__EXERCISE AIM__: Copy the result of filtering the entries below for lines that include the string "MsmWorkspace".

Saved entries:
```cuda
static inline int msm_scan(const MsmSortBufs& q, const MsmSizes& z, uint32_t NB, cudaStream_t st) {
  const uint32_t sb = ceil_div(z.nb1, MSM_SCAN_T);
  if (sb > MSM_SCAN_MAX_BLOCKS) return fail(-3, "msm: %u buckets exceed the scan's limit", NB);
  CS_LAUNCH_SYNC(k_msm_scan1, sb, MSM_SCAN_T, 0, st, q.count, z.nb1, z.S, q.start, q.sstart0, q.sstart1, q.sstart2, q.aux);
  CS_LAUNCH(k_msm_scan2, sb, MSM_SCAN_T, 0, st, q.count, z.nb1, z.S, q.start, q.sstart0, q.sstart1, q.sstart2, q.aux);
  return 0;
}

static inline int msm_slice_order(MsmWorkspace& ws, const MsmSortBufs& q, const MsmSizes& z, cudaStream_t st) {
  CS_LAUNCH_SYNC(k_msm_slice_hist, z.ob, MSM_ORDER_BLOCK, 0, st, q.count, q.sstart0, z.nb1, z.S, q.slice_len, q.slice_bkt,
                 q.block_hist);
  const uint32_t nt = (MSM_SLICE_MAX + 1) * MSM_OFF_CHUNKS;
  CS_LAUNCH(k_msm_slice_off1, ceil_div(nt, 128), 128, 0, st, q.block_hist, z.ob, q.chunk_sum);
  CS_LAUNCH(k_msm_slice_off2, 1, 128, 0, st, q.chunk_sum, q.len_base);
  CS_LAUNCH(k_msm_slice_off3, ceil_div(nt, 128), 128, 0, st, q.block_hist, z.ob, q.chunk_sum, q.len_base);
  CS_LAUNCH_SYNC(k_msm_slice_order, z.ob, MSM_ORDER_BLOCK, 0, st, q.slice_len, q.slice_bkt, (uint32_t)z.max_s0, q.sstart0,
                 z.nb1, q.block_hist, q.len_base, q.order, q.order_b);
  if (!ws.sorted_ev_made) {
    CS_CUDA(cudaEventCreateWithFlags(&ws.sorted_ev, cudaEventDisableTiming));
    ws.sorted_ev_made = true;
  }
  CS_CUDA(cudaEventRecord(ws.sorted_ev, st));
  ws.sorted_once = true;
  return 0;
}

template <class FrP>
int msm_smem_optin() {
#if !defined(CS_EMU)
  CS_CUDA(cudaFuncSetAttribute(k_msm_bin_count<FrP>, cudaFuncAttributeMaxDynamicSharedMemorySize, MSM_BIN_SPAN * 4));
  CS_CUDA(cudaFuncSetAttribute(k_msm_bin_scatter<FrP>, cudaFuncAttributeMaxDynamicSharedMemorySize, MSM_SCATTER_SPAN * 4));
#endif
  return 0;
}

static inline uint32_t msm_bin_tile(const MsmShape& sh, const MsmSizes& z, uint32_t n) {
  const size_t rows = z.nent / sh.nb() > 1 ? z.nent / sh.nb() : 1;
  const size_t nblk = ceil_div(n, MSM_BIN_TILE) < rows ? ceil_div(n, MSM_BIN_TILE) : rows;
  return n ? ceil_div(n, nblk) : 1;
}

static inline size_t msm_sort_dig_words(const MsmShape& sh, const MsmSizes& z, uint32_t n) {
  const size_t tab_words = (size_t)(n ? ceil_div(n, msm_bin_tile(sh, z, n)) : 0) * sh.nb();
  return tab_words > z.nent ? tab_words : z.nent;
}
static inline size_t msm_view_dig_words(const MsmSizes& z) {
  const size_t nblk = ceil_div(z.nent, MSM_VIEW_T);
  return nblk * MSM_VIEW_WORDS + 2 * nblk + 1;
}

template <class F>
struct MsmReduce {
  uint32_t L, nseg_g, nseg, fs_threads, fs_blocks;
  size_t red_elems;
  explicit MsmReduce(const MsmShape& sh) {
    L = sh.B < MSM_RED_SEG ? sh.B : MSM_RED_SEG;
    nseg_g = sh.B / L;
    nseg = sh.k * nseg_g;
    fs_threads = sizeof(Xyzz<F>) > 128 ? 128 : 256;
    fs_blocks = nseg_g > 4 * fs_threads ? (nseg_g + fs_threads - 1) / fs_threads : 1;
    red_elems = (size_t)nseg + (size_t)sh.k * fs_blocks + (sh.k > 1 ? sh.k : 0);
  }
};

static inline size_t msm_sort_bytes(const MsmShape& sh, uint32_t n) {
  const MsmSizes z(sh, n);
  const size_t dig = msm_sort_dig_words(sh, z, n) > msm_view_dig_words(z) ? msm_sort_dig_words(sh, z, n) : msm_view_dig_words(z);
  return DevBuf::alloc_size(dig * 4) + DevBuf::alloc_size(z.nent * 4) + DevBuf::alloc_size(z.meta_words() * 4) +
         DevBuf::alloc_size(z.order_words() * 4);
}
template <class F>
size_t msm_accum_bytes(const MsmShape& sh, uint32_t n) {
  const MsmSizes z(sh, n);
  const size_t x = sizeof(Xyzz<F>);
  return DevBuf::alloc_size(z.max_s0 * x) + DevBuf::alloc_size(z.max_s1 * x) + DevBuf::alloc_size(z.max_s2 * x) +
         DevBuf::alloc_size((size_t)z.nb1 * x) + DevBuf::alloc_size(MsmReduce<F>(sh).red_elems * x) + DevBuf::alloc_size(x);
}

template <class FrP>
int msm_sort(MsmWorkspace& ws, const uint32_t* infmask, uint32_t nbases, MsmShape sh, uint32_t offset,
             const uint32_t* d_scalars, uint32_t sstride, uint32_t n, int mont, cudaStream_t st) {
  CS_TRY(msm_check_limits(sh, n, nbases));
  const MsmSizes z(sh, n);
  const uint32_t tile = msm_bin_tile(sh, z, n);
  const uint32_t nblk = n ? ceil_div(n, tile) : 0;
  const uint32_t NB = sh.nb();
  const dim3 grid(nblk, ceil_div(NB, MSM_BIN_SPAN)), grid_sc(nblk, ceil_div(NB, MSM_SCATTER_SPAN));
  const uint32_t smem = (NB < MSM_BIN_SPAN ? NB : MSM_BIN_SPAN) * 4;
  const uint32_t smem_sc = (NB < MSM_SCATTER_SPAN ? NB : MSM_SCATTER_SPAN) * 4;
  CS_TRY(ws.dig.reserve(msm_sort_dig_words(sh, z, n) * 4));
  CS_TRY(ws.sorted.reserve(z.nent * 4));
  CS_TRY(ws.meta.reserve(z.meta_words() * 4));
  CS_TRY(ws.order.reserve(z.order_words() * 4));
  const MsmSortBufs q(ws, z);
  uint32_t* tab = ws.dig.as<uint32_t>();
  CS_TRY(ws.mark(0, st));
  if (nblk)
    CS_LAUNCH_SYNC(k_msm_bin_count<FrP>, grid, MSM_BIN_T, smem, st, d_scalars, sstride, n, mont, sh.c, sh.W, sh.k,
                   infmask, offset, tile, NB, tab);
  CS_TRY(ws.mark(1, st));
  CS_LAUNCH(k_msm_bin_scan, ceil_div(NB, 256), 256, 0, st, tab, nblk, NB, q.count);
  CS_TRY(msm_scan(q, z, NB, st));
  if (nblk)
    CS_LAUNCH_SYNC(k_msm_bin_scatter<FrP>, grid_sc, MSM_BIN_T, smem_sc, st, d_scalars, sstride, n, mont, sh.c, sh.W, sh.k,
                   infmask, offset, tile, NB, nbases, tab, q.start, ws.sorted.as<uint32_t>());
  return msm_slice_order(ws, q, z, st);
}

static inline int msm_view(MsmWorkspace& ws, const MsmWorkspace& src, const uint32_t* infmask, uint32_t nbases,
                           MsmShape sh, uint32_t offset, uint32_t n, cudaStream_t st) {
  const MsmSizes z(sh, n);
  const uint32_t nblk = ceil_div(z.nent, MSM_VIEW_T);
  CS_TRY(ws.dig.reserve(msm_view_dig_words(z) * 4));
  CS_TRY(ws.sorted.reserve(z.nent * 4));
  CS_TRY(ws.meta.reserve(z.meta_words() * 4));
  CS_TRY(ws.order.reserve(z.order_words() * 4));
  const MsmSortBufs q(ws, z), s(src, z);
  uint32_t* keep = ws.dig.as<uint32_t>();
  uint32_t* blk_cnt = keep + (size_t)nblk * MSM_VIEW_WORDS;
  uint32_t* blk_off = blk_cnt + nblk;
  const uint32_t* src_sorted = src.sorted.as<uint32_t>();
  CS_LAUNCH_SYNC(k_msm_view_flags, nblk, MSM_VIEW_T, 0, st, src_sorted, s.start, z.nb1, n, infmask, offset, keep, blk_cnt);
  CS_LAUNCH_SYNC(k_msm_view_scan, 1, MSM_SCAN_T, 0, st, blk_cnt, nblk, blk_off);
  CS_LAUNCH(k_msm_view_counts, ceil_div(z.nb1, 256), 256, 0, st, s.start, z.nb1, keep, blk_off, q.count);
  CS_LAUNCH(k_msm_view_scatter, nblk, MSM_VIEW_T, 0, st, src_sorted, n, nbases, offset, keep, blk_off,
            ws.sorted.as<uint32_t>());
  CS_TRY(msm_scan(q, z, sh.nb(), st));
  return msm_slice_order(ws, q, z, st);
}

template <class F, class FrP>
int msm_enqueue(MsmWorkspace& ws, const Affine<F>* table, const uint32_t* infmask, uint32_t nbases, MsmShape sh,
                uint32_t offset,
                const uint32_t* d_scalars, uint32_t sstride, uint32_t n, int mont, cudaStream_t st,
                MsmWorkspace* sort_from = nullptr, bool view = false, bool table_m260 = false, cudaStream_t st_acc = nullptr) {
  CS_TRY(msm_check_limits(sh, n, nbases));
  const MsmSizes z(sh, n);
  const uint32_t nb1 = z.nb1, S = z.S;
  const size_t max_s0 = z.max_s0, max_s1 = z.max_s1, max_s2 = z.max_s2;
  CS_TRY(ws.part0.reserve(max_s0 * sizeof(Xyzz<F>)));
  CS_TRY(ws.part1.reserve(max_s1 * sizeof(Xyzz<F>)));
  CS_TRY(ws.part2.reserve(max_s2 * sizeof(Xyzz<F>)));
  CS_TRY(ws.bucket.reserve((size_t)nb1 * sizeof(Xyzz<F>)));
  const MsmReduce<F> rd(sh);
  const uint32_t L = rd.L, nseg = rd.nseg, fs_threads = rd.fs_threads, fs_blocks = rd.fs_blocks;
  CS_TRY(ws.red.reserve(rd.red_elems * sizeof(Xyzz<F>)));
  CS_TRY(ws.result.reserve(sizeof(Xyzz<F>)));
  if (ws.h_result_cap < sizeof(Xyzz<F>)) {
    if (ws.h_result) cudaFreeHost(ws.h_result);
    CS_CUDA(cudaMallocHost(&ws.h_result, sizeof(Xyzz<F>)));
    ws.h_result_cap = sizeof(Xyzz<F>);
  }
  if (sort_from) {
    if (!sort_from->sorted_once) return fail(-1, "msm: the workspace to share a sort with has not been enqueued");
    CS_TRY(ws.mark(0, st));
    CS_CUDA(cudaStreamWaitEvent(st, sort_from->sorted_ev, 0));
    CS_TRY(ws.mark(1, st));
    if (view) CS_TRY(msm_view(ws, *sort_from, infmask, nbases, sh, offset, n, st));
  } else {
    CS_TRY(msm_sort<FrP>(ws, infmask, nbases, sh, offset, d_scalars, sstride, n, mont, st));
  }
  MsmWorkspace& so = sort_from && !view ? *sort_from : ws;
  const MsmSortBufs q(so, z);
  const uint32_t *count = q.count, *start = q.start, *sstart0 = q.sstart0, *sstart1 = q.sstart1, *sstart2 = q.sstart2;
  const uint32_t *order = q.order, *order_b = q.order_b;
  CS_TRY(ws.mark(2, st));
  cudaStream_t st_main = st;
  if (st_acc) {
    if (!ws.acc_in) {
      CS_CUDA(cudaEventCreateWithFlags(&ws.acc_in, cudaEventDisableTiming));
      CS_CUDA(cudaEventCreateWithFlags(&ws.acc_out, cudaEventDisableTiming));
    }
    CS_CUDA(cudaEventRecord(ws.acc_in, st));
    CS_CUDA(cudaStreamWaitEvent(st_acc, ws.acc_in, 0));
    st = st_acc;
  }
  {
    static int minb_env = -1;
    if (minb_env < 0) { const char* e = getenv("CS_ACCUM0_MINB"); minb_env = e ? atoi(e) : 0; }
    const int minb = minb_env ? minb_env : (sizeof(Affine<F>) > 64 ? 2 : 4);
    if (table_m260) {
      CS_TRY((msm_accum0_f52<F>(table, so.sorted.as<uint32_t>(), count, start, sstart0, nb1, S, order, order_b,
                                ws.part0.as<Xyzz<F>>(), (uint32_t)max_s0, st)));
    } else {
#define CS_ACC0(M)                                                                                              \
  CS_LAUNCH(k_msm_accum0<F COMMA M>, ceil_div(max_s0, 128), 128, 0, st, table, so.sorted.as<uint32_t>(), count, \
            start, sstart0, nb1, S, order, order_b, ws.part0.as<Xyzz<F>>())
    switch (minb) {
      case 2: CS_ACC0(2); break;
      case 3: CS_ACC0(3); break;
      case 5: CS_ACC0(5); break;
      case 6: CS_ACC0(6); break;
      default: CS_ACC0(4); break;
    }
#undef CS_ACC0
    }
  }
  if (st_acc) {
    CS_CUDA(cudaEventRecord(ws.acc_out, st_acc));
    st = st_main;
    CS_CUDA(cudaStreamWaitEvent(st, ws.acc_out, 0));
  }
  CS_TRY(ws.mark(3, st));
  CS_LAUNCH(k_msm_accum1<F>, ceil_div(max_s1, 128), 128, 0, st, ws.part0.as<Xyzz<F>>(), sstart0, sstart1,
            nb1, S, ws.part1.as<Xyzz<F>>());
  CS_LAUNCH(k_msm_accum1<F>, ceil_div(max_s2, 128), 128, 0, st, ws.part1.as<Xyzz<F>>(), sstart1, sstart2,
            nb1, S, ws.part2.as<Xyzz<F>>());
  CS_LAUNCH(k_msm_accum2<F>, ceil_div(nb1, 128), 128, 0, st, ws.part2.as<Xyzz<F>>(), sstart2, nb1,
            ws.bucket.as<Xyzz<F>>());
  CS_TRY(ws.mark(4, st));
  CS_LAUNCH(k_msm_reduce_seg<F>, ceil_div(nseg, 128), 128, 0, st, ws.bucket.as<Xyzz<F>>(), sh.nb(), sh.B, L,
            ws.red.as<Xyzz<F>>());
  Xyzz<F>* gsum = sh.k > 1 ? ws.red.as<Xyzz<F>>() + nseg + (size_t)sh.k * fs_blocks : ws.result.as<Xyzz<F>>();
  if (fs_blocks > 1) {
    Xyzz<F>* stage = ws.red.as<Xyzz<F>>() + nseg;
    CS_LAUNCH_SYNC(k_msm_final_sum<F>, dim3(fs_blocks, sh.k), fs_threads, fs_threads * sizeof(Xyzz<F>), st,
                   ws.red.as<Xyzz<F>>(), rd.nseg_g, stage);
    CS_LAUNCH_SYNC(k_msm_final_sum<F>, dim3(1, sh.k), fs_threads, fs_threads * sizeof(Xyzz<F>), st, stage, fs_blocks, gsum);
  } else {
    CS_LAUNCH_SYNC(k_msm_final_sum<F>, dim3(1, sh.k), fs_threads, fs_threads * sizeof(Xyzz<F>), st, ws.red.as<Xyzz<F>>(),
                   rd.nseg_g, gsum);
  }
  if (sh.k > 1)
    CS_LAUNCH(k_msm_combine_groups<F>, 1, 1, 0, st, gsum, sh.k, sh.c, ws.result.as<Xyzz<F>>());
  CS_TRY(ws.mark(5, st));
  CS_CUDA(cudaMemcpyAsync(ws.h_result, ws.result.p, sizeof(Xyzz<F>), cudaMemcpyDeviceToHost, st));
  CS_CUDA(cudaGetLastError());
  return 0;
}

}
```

__EXERCISE SOLUTION__:
static inline int msm_slice_order(MsmWorkspace& ws, const MsmSortBufs& q, const MsmSizes& z, cudaStream_t st) {
int msm_sort(MsmWorkspace& ws, const uint32_t* infmask, uint32_t nbases, MsmShape sh, uint32_t offset,
static inline int msm_view(MsmWorkspace& ws, const MsmWorkspace& src, const uint32_t* infmask, uint32_t nbases,
int msm_enqueue(MsmWorkspace& ws, const Affine<F>* table, const uint32_t* infmask, uint32_t nbases, MsmShape sh,
                MsmWorkspace* sort_from = nullptr, bool view = false, bool table_m260 = false, cudaStream_t st_acc = nullptr) {
  MsmWorkspace& so = sort_from && !view ? *sort_from : ws;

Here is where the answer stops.